Tuesday, December 09, 2025 17:00 GMT 45 minutes
This webinar shows how multiprocessing can be scaled up using multi-FPGA systems built with the PolarFire® SoC and Sundance DSP platforms. At the heart of the design is a quad-core 64-bit RISC-V® processor running embedded Linux®, which acts as the brain of the operation. The RISC-V processor manages communication, sets up the FPGA fabrics and offloads heavy-duty tasks to hardware accelerators using fast AXI memory connections. This setup keeps performance high while making sure everything runs in sync.
Instead of being limited to a single FPGA, the system spreads workloads across multiple FPGAs, so complex algorithms can run in parallel. High-speed links like SPI, SERDES, and PCIe provide the data highways between devices, while tight clocking and synchronisation keep results reliable and consistent. In the demo, we show this concept with a simple arithmetic example: running the same Arithmetic Logic Unit (ALU) calculations on two different FPGAs, both controlled seamlessly by the RISC-V processor.
The big takeaway is flexibility. By combining a general-purpose processor with distributed FPGA acceleration, this demo proves that you can easily scale performance without redesigning from scratch. That makes it a strong fit for applications like real-time signal processing, data acquisition, video pipelines and AI at the edge.
This session is essential for professionals in hardware design, engineering, and high-performance computing who are dedicated to accelerating complex projects and advancing parallel processing capabilities.

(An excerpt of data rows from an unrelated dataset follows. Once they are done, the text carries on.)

# vpc-ccg/freddie

Measured on AMD Instinct MI355X. Metric: reads segmented/sec (whole node), higher is better.
Workload: dtype u32

## Files before the change

freddie_amd/csrc/freddie_seg.hip:

```cpp
#include "seg_kernels.h"

using namespace fseg;

namespace {

struct DevBuf {
    void *p = nullptr;
    size_t cap = 0;
    template <typename T> T *as() const { return reinterpret_cast<T *>(p); }
};
struct Slab {
    void *p = nullptr;
    size_t cap = 0;
};
struct HostBuf {
    void *p = nullptr;
    size_t cap = 0;
    template <typename T> T *as() const { return reinterpret_cast<T *>(p); }
};
struct Carve {
    struct Item { DevBuf *b; size_t off, bytes; };
    std::vector<Item> items;
    size_t total = 0;
    size_t add(DevBuf &b, size_t bytes) {
// ... 20 lines not shown
    SEG_POST1 = 8u,
    SEG_POST2 = 16u,
    SEG_STATUS = 32u,
    SEG_ALL = 63u,
};

}

hipError_t fseg_sort_pairs(void *tmp, size_t *tmp_bytes, const unsigned long long *keys_in, unsigned long long *keys_out,
                           const int *vals_in, int *vals_out, size_t n, unsigned end_bit, hipStream_t stream);

struct fseg_ctx {
    int device = 0;
    hipStream_t stream = nullptr;
    std::string err;
    bool have_params = false, have_batch = false, ran = false, pending = false;
    bool fetched = false;
    fseg_params P{};
    std::vector<double> w_main, w_refine, h_table;
    int n_part = 0;
    i64 K = 0, R = 0, I = 0, NPOS = 0, LANES = 0;
    i64 max_part_pos = 0;
    int thr_part = -1;
    i64 max_part_lanes = 0;
    int n_tiles = 0;
    bool expanded = false;
    std::vector<i64> part_iv_off, part_rep_off;
    Slab slab_in, slab_pos, slab_arena;
    HostBuf h_stage;
    HostBuf h_res;
    size_t res_off[4] = {0, 0, 0, 0};
    std::vector<i64> res_pfo;
    DevBuf d_labels;
    DevBuf d_packed;
    int fetched_packed = -1;
    bool label_packed_ok = true;
    bool label_has2 = false;
    bool run_label_packed = false;
    bool labels_unpacked = false;
    DevBuf d_sort_tmp;
    DevBuf d_part_iv_off, d_part_rep_off, d_part_lane_off, d_iv_start, d_iv_end, d_pos_off, d_iv_part,
        d_rep_exon_off, d_rep_weight, d_ex_ts, d_ex_te, d_tile_desc, d_iv_tile0, d_blk_iv0, d_rb_part, d_rb_r0, d_rb_sum, d_rb_base, d_rb_max, d_rb_cmax,
        d_hc_part, d_hc_p0, d_hc_n, d_hc_glo, d_hc_ghi;
    DevBuf d_lane_ex, d_lane_start, d_lane_pmax, d_hc_llo, d_hc_lhi, d_key_a, d_key_b, d_val_a, d_val_b, d_rep_last;
    DevBuf d_lane_lx, d_lex, d_rb_esum, d_rb_ebase;
    i64 max_rep_exons = 0;
    DevBuf d_w_main, d_w_refine, d_h_table, d_thr_tab;
    DevBuf d_bits;
    DevBuf d_y_raw, d_y, d_v, d_scan_state, d_bsum, d_bsum_side, d_g, d_pk, d_pf, d_kp;
    int n_hist_chunks = 0;
    DevBuf d_voff, d_chunk_off, d_csum, d_mean, d_thr, d_label_off, d_part_has2;
    int n_rep_blocks = 0;
    DevBuf d_cand_off, d_cand_y, d_fixed0, d_added, d_fixed, d_chosen, d_final_off, d_final_y, d_final_pos, d_final_iv, d_col_thr,
        d_col_zero;
    DevBuf d_tile_defer;
    DevBuf d_blk_pre, d_tile_tot, d_seg_iv, d_seg_prev, d_rseg_c, d_cand_pn, d_cand_ll, d_cand_ln, d_cand_wide, d_prob_bs;
    DevBuf d_prob_iv, d_prob_start, d_prob_n, d_prob_pair_off, d_prob_tri_off, d_prob_flags, d_prob_chain,
        d_prob_cov_off, d_prob_lane_lo, d_prob_lane_n;
    DevBuf d_dp_items, d_solve_items, d_solve_desc, d_prob_desc, d_work_pc, d_cls_items, d_work_active, d_pair_thr, d_amb, d_out, d_cov;
    DevBuf d_wide_items;
    DevBuf d_wide_all;
    DevBuf d_dpx;
    i64 dpx_base[3] = {0, 0, 0}, dpx_stride[3] = {0, 0, 0}, dpx_n[3] = {0, 0, 0};
    int dpx_nm = 0, dpx_cnt[3] = {1, 1, 1};
    static constexpr i64 kWideOneMax = 256;
    int split_dp = 7;
    i64 prob_cap = 0, work_cap = 0, pair_cap = 0, tri_cap = 0, label_cap = 0, chunk_cap = 0, cov_cap = 0;
    DevBuf d_status, d_prep, d_tacc;
    DevBuf d_sync;
    unsigned sync_gen = 0;
    unsigned sync_ticks = 1000000u;
    unsigned sync_timeouts = 0;
    unsigned forked_runs = 0;
    bool run_events_only = false;
    bool dev_sync = true;
    Status *h_status = nullptr;
    PrepStatus *h_prep = nullptr;
    bool prep_checked = false;
    bool counted_in_flight = false, counted_live = false;
    bool side_probed = false;
    bool side_ok[3] = {false, false, false};
    unsigned probe_gen = 0;
    bool owns_device = false;
    int hsa_agent = -1;
    hsa_signal_t hsa_sig = {0};
    int hsa_cpu = 0;
    const void *hsa_dst_base = nullptr;
    bool profiling = false;
    bool profile_all = true;
    bool have_huge = false;
    int nm_giant = 0;
    DevBuf d_giant;
    bool dp_wide_counts = false;
    int nm_big = kNMax;
    bool small_batch = false;
    bool tiny_on = false;
    bool use_graph = true;
    bool run_plain = false;
    bool run_linear = false;
    bool use_sized = true;
    static constexpr i64 kProbSelfMax = 4 * kProbBlock;
    bool prob_self_scan = false;
    i64 scan_single_max = 512;
    bool force_scan_stall = false;
    hipGraph_t graph[2] = {nullptr, nullptr};
    hipGraphExec_t graph_exec[2] = {nullptr, nullptr};
    bool profile_plain = false;
// ... 619 lines not shown
                           c->d_pair_thr.as<int2>(), c->pair_cap, c->P.min_read_support_outside, c->d_chosen.as<unsigned char>(), 0); \
              \
        hipLaunchKernelGGL((k_dp<kDpSmall, 256, OUTT>), dim3(grid_for(c->prob_cap, 1, 8192)), dim3(256),                       \
                           dp_lds_for(kDpSmall, (int)sizeof(OUTT)), q_mid, st, 0, kDpSmall, c->d_dp_items.as<int>(), pr,       \
                           c->d_prob_desc.as<ProbDesc>(), c->prob_cap, c->d_cand_off.as<i64>(), c->d_cand_y.as<int>(), c->d_iv_part.as<int>(), \
                           c->d_part_lane_off.as<i64>(), c->d_out.as<unsigned>(), c->tri_cap, c->d_amb.as<unsigned>(),        \
                           c->d_pair_thr.as<int2>(), c->pair_cap, c->P.min_read_support_outside,                              \
                           c->d_chosen.as<unsigned char>(), kDpWave, grid_for(c->prob_cap, 1, 8192), (uint4 *)nullptr, (i64)0 FSEG_TARG)
        hipStream_t q_small = c->small_batch ? s : fork(0);
        hipStream_t q_mid = c->small_batch ? s : fork(1);
        if (c->dp_wide_counts) {
            const bool wide_wg = dp_lds_for(c->nm_big, 4) + 8 * 1024 <= kLdsPerWg;
            if (!c->small_batch) { FSEG_LAUNCH_DP_WAVES(unsigned); }
            if (wide_wg) { FSEG_LAUNCH_DP(kNMax, 512, unsigned, c->nm_big, c->small_batch ? -1 : 1, 256); }
            else { FSEG_LAUNCH_DP(kNMax, 256, unsigned, c->nm_big, c->small_batch ? -1 : 1, 256); }
        } else {
            if (!c->small_batch) { FSEG_LAUNCH_DP_WAVES(unsigned short); }
            FSEG_LAUNCH_DP(kNMax, 512, unsigned short, c->nm_big, c->small_batch ? -1 : 1, 512);
        }
#undef FSEG_LAUNCH_DP
#undef FSEG_LAUNCH_DP_WAVES
        if (!c->small_batch) { join(0); join(1); }
        if (c->have_huge)
            hipLaunchKernelGGL(k_dp_huge, dim3(dp_grid < 256 ? dp_grid : 256), dim3(512), kHugeDpLds, s, st, c->d_dp_items.as<int>(),
                               pr, c->d_prob_desc.as<ProbDesc>(), c->prob_cap, c->d_cand_y.as<int>(), c->d_out.as<unsigned>(),
                               c->tri_cap, c->d_amb.as<unsigned>(), c->d_pair_thr.as<int2>(), c->pair_cap,
                               c->P.min_read_support_outside, c->d_chosen.as<unsigned char>());
        if (c->have_huge && c->nm_giant > 0 && c->d_giant.p)
            hipLaunchKernelGGL(k_dp_giant, dim3(kGiantWgs), dim3(512), giant_dp_lds(c->nm_giant), s, st, c->d_dp_items.as<int>(),
                               pr, c->d_prob_desc.as<ProbDesc>(), c->prob_cap, c->d_cand_y.as<int>(), c->d_out.as<unsigned>(),
                               c->tri_cap, c->d_amb.as<unsigned>(), c->d_pair_thr.as<int2>(), c->pair_cap,
                               c->P.min_read_support_outside, c->d_chosen.as<unsigned char>(), c->nm_giant,
                               c->d_giant.as<unsigned char>(), (i64)giant_scratch_bytes(c->nm_giant));
    }
    end(ST_DP); begin(ST_REFINE);
    hipLaunchKernelGGL(k_segments, dim3(grid_for(K, 1, 8192)), dim3(iv_threads), 0, s, K, c->d_pos_off.as<i64>(),
                       c->d_cand_off.as<i64>(), c->d_cand_y.as<int>(), c->d_y_raw.as<int>(), c->d_blk_pre.as<int>(), c->d_tile_tot.as<int>(), c->d_iv_tile0.as<int>(),
                       c->d_chosen.as<unsigned char>(), flag_final_bits, c->d_rseg_c.as<int>(),
                       c->d_seg_prev.as<int>(), st);
    hipLaunchKernelGGL(k_refine, dim3(2048), dim3(64), 0, s, st, c->d_seg_iv.as<int>(), c->d_rseg_c.as<int>(),
                       c->d_seg_prev.as<int>(), c->d_cand_y.as<int>(), c->d_pos_off.as<i64>(), c->d_y_raw.as<int>(),
                       c->d_w_refine.as<double>(), c->P.radius_refine, c->P.sigma, c->d_g.as<double>(), c->d_pk.as<int>(),
                       c->d_pf.as<unsigned char>(), c->d_kp.as<unsigned char>(), flag_final_bits);
    end(ST_REFINE); begin(ST_FINAL);
    scan_counts(s, bsum, flag_final_bits, &st->n_final, c->d_final_off.as<i64>() + K);
    hipLaunchKernelGGL(k_scan_emit<kEmitPositions>, dim3(scan_grid), dim3(256), 0, s, flag_final_bits,
                       NPOS, bsum, scan_state + 2 * scan_nb, &st->n_final, c->d_final_off.as<i64>() + K, &st->err, (const double *)nullptr, (double *)nullptr, K, c->d_pos_off.as<i64>(),
                       c->d_iv_start.as<int>(), c->d_blk_iv0.as<int>(), c->d_final_y.as<int>(), c->d_final_pos.as<int>(),
                       c->d_final_off.as<i64>(), 0, c->d_final_iv.as<int>());
    hipLaunchKernelGGL(k_label_cols, dim3(grid_for(NPOS / 8 + 1, 256, 2048)), dim3(256), 0, s, K, c->d_final_off.as<i64>(),
                       c->d_final_y.as<int>(), c->d_final_iv.as<int>(), c->d_iv_part.as<int>(), c->d_h_table.as<double>(), c->P.h_len,
                       c->P.threshold_rate, c->d_thr_tab.as<int2>(), c->d_col_thr.as<int2>(), c->d_col_zero.as<unsigned char>(),
                       c->d_part_has2.as<int>(), n_part, c->d_part_iv_off.as<i64>(), c->d_part_rep_off.as<i64>(),
                       c->d_label_off.as<i64>(), st, c->label_cap);
    end(ST_FINAL);
    }
    if (do_post2) {
    begin(ST_LABEL);
    if (c->label_cap > 0) {
        c->run_label_packed = lab_packed; c->labels_unpacked = false;
        if (lab_packed) {
            const i64 n16 = sized ? (label_fill_bytes + 15) / 16 : labels_n16;
            if (n16 > 0)
                hipLaunchKernelGGL(k_clear, dim3(grid_for(n16 / 4 + 1, 256, 4096)), dim3(256), 0, s, (Status *)nullptr, c->d_packed.as<unsigned>(), n16);
        } else if (!ride_fill) {
            const i64 n16 = sized ? (label_fill_bytes + 15) / 16 : labels_n16;
            if (n16 > 0)
                hipLaunchKernelGGL(k_label_zero, dim3(grid_for(n16 / 8 + 1, 256, 4096)), dim3(256), 0, s, c->d_labels.as<uint4>(), n16);
        }
        hipLaunchKernelGGL(k_label_reads, dim3(grid_for((i64)c->n_rep_blocks * kLabelSplit, 1, 65536)), dim3(256), 0, s, c->n_rep_blocks,
                           c->d_rb_part.as<int>(), c->d_rb_r0.as<int>(), c->d_label_off.as<i64>(), c->label_cap, n_part,
                           c->d_part_iv_off.as<i64>(), c->d_part_rep_off.as<i64>(), c->d_final_off.as<i64>(),
                           c->d_final_pos.as<int>(), c->d_col_thr.as<int2>(), c->d_rep_exon_off.as<i64>(),
                           c->d_ex_ts.as<int>(), c->d_ex_te.as<int>(), c->d_col_zero.as<unsigned char>(),
                           c->d_part_has2.as<int>(), c->d_labels.as<unsigned char>(), lab_packed ? c->d_packed.as<unsigned>() : (unsigned *)nullptr);
    }
    end(ST_LABEL);
    }
    if (segs & SEG_STATUS) HIP_TRY(c, hipMemcpyAsync(c->h_status, st, sizeof(Status), hipMemcpyDeviceToHost, s));
    HIP_TRY(c, fj_err);
    HIP_TRY(c, hipGetLastError());
    return FSEG_OK;
}
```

Ryan Carpenter, CTO, Sundance DSP
Ryan Carpenter is the chief technology officer at Sundance Digital Signal Processing in Reno, Nevada. He is responsible for overseeing both hardware and software engineering efforts for Sundance’s Systems on Modules (SoMs) with PolarFire® FPGAs and SoC FPGAs. With hands-on expertise in FPGA architecture, board-level design and system integration, Ryan plays a pivotal role in shaping high-performance embedded solutions.
He leads a multidisciplinary team responsible for the full lifecycle of PolarFire devices—from initial architecture and board design to rigorous testing and debugging. Ryan specializes in translating complex customer requirements into actionable engineering strategies that enable seamless communication between stakeholders and developers.